Start of EXERCISE MATERIAL
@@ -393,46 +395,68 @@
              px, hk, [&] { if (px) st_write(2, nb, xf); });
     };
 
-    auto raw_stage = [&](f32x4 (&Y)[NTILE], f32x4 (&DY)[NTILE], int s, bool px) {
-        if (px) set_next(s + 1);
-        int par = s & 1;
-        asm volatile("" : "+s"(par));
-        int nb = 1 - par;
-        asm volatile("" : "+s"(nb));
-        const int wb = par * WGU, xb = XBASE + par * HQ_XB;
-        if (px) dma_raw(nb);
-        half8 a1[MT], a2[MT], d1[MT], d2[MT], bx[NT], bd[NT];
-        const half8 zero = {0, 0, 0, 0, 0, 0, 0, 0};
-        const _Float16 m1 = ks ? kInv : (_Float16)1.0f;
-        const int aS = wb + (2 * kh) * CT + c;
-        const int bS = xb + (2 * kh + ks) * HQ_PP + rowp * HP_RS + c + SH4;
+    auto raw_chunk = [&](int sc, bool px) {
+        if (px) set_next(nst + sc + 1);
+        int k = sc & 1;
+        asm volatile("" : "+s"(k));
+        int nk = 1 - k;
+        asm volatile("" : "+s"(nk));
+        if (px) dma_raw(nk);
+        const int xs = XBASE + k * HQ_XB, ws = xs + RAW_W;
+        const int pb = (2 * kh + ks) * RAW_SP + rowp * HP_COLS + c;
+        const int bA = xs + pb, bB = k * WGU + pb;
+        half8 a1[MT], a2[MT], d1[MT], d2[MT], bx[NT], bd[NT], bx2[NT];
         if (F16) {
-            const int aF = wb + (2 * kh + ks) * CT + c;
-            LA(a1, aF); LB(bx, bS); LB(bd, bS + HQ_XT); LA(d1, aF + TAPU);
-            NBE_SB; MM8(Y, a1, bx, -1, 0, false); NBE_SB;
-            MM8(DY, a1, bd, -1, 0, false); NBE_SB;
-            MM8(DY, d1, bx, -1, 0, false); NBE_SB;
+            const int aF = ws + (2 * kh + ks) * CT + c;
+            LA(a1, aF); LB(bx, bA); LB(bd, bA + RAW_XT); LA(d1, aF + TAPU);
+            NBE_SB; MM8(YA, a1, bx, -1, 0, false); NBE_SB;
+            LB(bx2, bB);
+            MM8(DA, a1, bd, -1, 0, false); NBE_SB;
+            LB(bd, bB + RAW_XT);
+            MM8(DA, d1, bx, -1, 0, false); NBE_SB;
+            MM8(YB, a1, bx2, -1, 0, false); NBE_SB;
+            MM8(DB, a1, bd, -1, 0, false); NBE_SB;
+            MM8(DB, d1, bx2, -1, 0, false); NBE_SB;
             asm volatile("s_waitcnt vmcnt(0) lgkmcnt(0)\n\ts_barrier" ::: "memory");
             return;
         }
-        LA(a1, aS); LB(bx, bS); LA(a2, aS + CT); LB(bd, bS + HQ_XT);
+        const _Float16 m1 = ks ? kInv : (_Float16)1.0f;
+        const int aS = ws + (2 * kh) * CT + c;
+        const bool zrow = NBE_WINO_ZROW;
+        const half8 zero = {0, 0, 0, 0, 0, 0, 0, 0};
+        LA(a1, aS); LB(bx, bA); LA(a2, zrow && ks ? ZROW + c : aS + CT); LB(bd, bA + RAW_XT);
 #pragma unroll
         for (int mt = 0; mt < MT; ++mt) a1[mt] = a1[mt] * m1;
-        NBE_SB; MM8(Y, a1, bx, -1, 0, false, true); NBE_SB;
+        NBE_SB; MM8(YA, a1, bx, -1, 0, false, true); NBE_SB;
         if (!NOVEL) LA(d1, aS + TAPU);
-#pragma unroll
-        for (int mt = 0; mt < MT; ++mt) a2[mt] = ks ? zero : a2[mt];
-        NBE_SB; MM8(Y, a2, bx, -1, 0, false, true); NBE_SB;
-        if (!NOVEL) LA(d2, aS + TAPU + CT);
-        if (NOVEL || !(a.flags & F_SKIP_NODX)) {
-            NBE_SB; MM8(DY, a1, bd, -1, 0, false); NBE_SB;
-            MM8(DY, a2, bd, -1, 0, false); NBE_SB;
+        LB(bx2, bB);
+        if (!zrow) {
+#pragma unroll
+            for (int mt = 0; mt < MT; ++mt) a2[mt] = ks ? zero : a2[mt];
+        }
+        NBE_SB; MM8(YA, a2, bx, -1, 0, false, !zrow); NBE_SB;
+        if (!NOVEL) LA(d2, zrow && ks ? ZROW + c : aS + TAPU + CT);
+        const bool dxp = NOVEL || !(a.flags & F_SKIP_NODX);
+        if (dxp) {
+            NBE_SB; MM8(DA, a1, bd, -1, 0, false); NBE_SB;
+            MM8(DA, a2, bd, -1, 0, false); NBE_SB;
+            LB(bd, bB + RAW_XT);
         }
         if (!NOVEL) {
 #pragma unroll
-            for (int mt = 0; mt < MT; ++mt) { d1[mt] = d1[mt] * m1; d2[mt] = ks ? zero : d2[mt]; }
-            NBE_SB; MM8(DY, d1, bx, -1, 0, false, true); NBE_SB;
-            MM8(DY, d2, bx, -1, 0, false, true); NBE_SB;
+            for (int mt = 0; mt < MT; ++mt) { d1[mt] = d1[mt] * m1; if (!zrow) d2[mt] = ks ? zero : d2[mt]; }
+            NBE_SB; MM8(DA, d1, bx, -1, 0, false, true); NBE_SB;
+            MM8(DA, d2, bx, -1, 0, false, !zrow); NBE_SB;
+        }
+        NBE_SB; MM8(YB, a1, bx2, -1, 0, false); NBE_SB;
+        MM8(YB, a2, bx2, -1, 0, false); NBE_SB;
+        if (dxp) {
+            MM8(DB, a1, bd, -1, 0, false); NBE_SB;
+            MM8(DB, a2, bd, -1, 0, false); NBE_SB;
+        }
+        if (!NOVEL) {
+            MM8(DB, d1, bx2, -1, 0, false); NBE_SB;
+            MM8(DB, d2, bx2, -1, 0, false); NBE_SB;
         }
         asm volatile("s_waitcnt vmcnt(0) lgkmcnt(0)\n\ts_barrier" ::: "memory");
End of EXERCISE MATERIAL
**ACTIVITY:** Show all lines above holding "kInv".

**REPLY:**
-        const _Float16 m1 = ks ? kInv : (_Float16)1.0f;
+        const _Float16 m1 = ks ? kInv : (_Float16)1.0f;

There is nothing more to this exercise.